The ability of Cerulean’s nanoparticles to zero in on tumors explains the safety signals the company has seen in Phase 2 trials of its CRLX101, Fetzer says. The active ingredient is camptothecin, a potent anti-cancer chemical discovered years ago but never developed because it was too toxic to be given as a therapy. So far, Fetzer says, none of the patients in the Cerulean trials have had to reduce their doses or take the drug less frequently because of side effects. They don’t lose their hair, or complain of fatigue, Fetzer says. “These patients have already been exposed to a lot of toxic drugs, so they’re pretty beaten up,” he says. “But they comment to us, ‘I’m feeling great. What are you giving me?’ Ironic that it’s camptothecin—the compound that was once too toxic to be given alone.”
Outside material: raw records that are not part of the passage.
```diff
+    {
+        const int gy0 = PWC_S1_TILE_ROWS * ty - 1, gx0 = PWC_S1_TILE_COLS * tx - 1;
+        f32x4 v[UB][2];
+        int dst[UB];
+#pragma unroll
+        for (int k = 0; k < UB; ++k) {
+            const int u = t + 512 * k;
+            const int px = u / NPU, j = u - px * NPU;
+            const int pr = px / S1_PC, pc = px - pr * S1_PC;
+            const int gy = gy0 + pr, gx = gx0 + pc;
+            const bool ok = u < NU && (unsigned)gy < (unsigned)a.H && (unsigned)gx < (unsigned)a.W;
+            const unsigned vo = ok ? (unsigned)(((n * a.H + gy) * a.W + gx) * a.x_cs + j * 8) * 4u : S2_OOB;
+            v[k][0] = __builtin_bit_cast(f32x4, __builtin_amdgcn_raw_buffer_load_b128(rx, (int)vo, 0, 0));
+            v[k][1] = __builtin_bit_cast(f32x4, __builtin_amdgcn_raw_buffer_load_b128(rx, (int)vo, 16, 0));
+            dst[k] = u < NU ? ((pr * NG16 + (j >> 1)) * 2) * S1_LINE + pc * 32 + (j & 1) * 16 : -1;
+        }
+#pragma unroll
+        for (int k = 0; k < UB; ++k)
+            if (dst[k] >= 0) s2_put_unit(s1_smem + dst[k], S1_LINE, v[k][0], v[k][1]);
+    }
+    __syncthreads();
+
+    const char* const pl = s1_smem + ((row * NG16 + (kq >> 1)) * 2) * S1_LINE + m * 32 + (kq & 1) * 16;
+#pragma unroll
+    for (int si = 0; si < NST; ++si) {
+        if (si + AHEAD < NST) fetch_b(bw[(si + AHEAD) % (AHEAD + 1)], si + AHEAD);
+        const int tap = si / CG, c32 = si - tap * CG;
+        const int dy = tap / 3, dx = tap - 3 * dy;
+        const char* p = pl + ((dy * NG16 + 2 * c32) * 2) * S1_LINE + dx * 32;
+        pwc_f16x8 ah[2], am[2];
+#pragma unroll
+        for (int hf = 0; hf < 2; ++hf) {
+            ah[hf] = *reinterpret_cast<const pwc_f16x8*>(p + hf * 512);
+            am[hf] = *reinterpret_cast<const pwc_f16x8*>(p + hf * 512 + S1_LINE);
+        }
+        s2_mma<NBW>(bw[si % (AHEAD + 1)], ah, am, hh, xx);
+    }
+    s2_store<NBW>(a, n, PWC_S1_TILE_ROWS * ty + row, PWC_S1_TILE_COLS * tx, m, kq, cb0, nb, hh, xx);
+}
+
+template <int NBW, int CG>
+static int s1_launch(const S2Args& a, hipStream_t s) {
+    const long wgs = (long)a.N * a.nty * a.ntx;
+    if (wgs >= (1L << 31)) return PWC_ERANGE;
+    constexpr int lds = S1_PR * 2 * CG * 2 * S1_LINE;
+    pwc_allow_dynamic_lds<&conv3x3_s1_kernel<NBW, CG>>(lds);
+    hipLaunchKernelGGL((conv3x3_s1_kernel<NBW, CG>), dim3((unsigned)wgs), dim3(512), (size_t)lds, s, a);
+    return pwc_launch_status();
+}
+
+bool pwc_conv3x3_s1_tile_shape_ok(int Cin_phys, int Cout) {
+    return (Cin_phys == 64 || Cin_phys == 96) && Cout >= 32 && Cout <= 128 && Cout % 32 == 0;
+}
+
+bool pwc_conv3x3_s1_tile_admits(int N, int H, int W, int x_cs, int Cin_phys, int Cout) {
+    if (N <= 0 || H <= 0 || W <= 0 || x_cs < Cin_phys || !pwc_conv3x3_s1_tile_shape_ok(Cin_phys, Cout)) return false;
+    return pwc_fits_2g(N, H, W, x_cs);
+}
+
+long pwc_conv3x3_s1_tile_count(int N, int H, int W) {
+    return (long)N * ((H + PWC_S1_TILE_ROWS - 1) / PWC_S1_TILE_ROWS) * ((W + PWC_S1_TILE_COLS - 1) / PWC_S1_TILE_COLS);
+}
+
+int pwc_conv3x3_s1_tile_launch(const float* x, int x_cs, const float* packed_w, const float* bias, float* y, int y_cs, int N, int H,
+                               int W, int Cin_phys, int Cout, int apply_act, float slope, pwc_stream_t stream) {
+    if (!pwc_conv3x3_s1_tile_admits(N, H, W, x_cs, Cin_phys, Cout)) return PWC_EUNSUPPORTED;
+    S2Args a;
+    a.x = x; a.wp = packed_w; a.bias = bias; a.y = y; a.x_cs = x_cs; a.y_cs = y_cs;
+    a.N = N; a.H = H; a.W = W; a.Ho = H; a.Wo = W; a.pad_t = 1; a.pad_l = 1;
+    a.Cin_phys = Cin_phys; a.Cout = Cout; a.apply_act = apply_act; a.slope = slope;
+    a.ntx = (W + PWC_S1_TILE_COLS - 1) / PWC_S1_TILE_COLS;
+    a.nty = (H + PWC_S1_TILE_ROWS - 1) / PWC_S1_TILE_ROWS;
+    a.cg = Cin_phys / 32; a.nsteps = 9 * a.cg;
+    hipStream_t s = (hipStream_t)stream;
+    const int nbw = Cout / 32;
+    if (Cin_phys == 64) {
+        switch (nbw) {
+            case 1: return s1_launch<1, 2>(a, s);
+            case 2: return s1_launch<2, 2>(a, s);
+            case 3: return s1_launch<3, 2>(a, s);
+            default: return s1_launch<4, 2>(a, s);
+        }
+    }
+    switch (nbw) {
+        case 1: return s1_launch<1, 3>(a, s);
+        case 2: return s1_launch<2, 3>(a, s);
+        case 3: return s1_launch<3, 3>(a, s);
+        default: return s1_launch<4, 3>(a, s);
+    }
+}
+
+extern "C" int pwc_conv3x3_s1_tile_f32(const float* x, int x_cs, const float* packed_w, const float* bias, float* y, int y_cs, int N,
+                                       int H, int W, int Cin_phys, int Cout, int dilation, int apply_act, float slope,
+                                       pwc_stream_t stream) {
+    if (dilation < 1) return PWC_EINVAL;
+    const bool shape_ok = dilation == 1 && pwc_conv3x3_s1_tile_shape_ok(Cin_phys, Cout);
+    if (const int rc = pwc_conv_io_check(x, x_cs, Cin_phys, y, y_cs, Cout, packed_w, bias, N, H, W, shape_ok)) return rc;
+    if (!pwc_fits_2g(N, H, W, x_cs)) return PWC_ERANGE;
+    return pwc_conv3x3_s1_tile_launch(x, x_cs, packed_w, bias, y, y_cs, N, H, W, Cin_phys, Cout, apply_act, slope, stream);
+}
+
 #ifdef PWC_HARNESS
 static int s2_tile_mode = 0;
 extern "C" int pwc_debug_conv3x3_s2_tile(int mode) { s2_tile_mode = mode; return 0; }
 int pwc_conv3x3_s2_tile_debug_mode() { return s2_tile_mode; }
+static int s1_tile_mode = 0;
+extern "C" int pwc_debug_conv3x3_s1_tile(int mode) { s1_tile_mode = mode; return 0; }
+int pwc_conv3x3_s1_tile_debug_mode() { return s1_tile_mode; }
 #endif
diff --git a/pwcnet_amd/csrc/pwc_common.h b/pwcnet_amd/csrc/pwc_common.h
--- a/pwcnet_amd/csrc/pwc_common.h
+++ b/pwcnet_amd/csrc/pwc_common.h
@@ -181,6 +181,14 @@
 long pwc_conv3x3_s2_tile_count(int N, int H, int W);
 int pwc_conv3x3_s2_tile_launch(const float* x, int x_cs, const float* packed_w, const float* bias, float* y, int y_cs, int N, int H,
                                int W, int Cin_phys, int Cout, int apply_act, float slope, pwc_stream_t stream);
+#define PWC_S1_TILE_ROWS 4
+#define PWC_S1_TILE_COLS 32
+bool pwc_conv3x3_s1_tile_shape_ok(int Cin_phys, int Cout);
+bool pwc_conv3x3_s1_tile_admits(int N, int H, int W, int x_cs, int Cin_phys, int Cout);
+long pwc_conv3x3_s1_tile_count(int N, int H, int W);
+int pwc_conv3x3_s1_tile_launch(const float* x, int x_cs, const float* packed_w, const float* bias, float* y, int y_cs, int N, int H,
+                               int W, int Cin_phys, int Cout, int apply_act, float slope, pwc_stream_t stream);
 #ifdef PWC_HARNESS
 int pwc_conv3x3_s2_tile_debug_mode();
+int pwc_conv3x3_s1_tile_debug_mode();
 #endif
```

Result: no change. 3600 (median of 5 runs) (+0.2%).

Now Cerulean is branching out into RNAi. Cerulean’s nanoparticles are polymer chains linked to drug molecules. Once the particles have arrived in a cell, naturally occurring enzymes clip the links, releasing the drug. What’s left of the nano-machinery gets flushed out of the body naturally. Cerulean is testing a second nanoparticle platform to see if it can be a carrier for what’s known as “small interfering RNA,” or siRNA, which can bind to other RNAs to either increase or decrease their activity. In mouse studies, says Fetzer, “We can put siRNA on our particles, we can get it into cancer tissue, we can release it, and we can knock down a protein.” [Paragraph revised to clarify that Cerulean is developing a separate nanoparticle technology for RNAi use.]
Alnylam is also developing its nanoparticles as siRNA delivery vehicles. Alnylam CEO John Maraganore (who is also one of our Xconomists) said in an e-mail that Alnylam’s nanoparticles employ different materials than those used by Cerulean and other companies. The Alnylam technology, called “core-shell,” may allow scientists to tweak the size of the nanoparticles to accommodate different siRNA therapies, according to a paper the company published in the Proceedings of the National Academy of Sciences.
Cerulean’s Fetzer says that rather than developing RNAi therapies in-house, the company plans to license out its technology. Cerulean raised $24 million in a Series C in November, bringing its total funding to $56 million—plenty to continue the development of CRLX101, while simultaneously building more of a case that the RNAi platform works, Fetzer says. “We want to make sure we have really robust data before we start talking to people” about licensing the nanoparticle technology for RNAi therapeutics, Fetzer says. “Because of the fact that there are so many companies that haven’t succeeded in RNAi, the bar is pretty high out there.”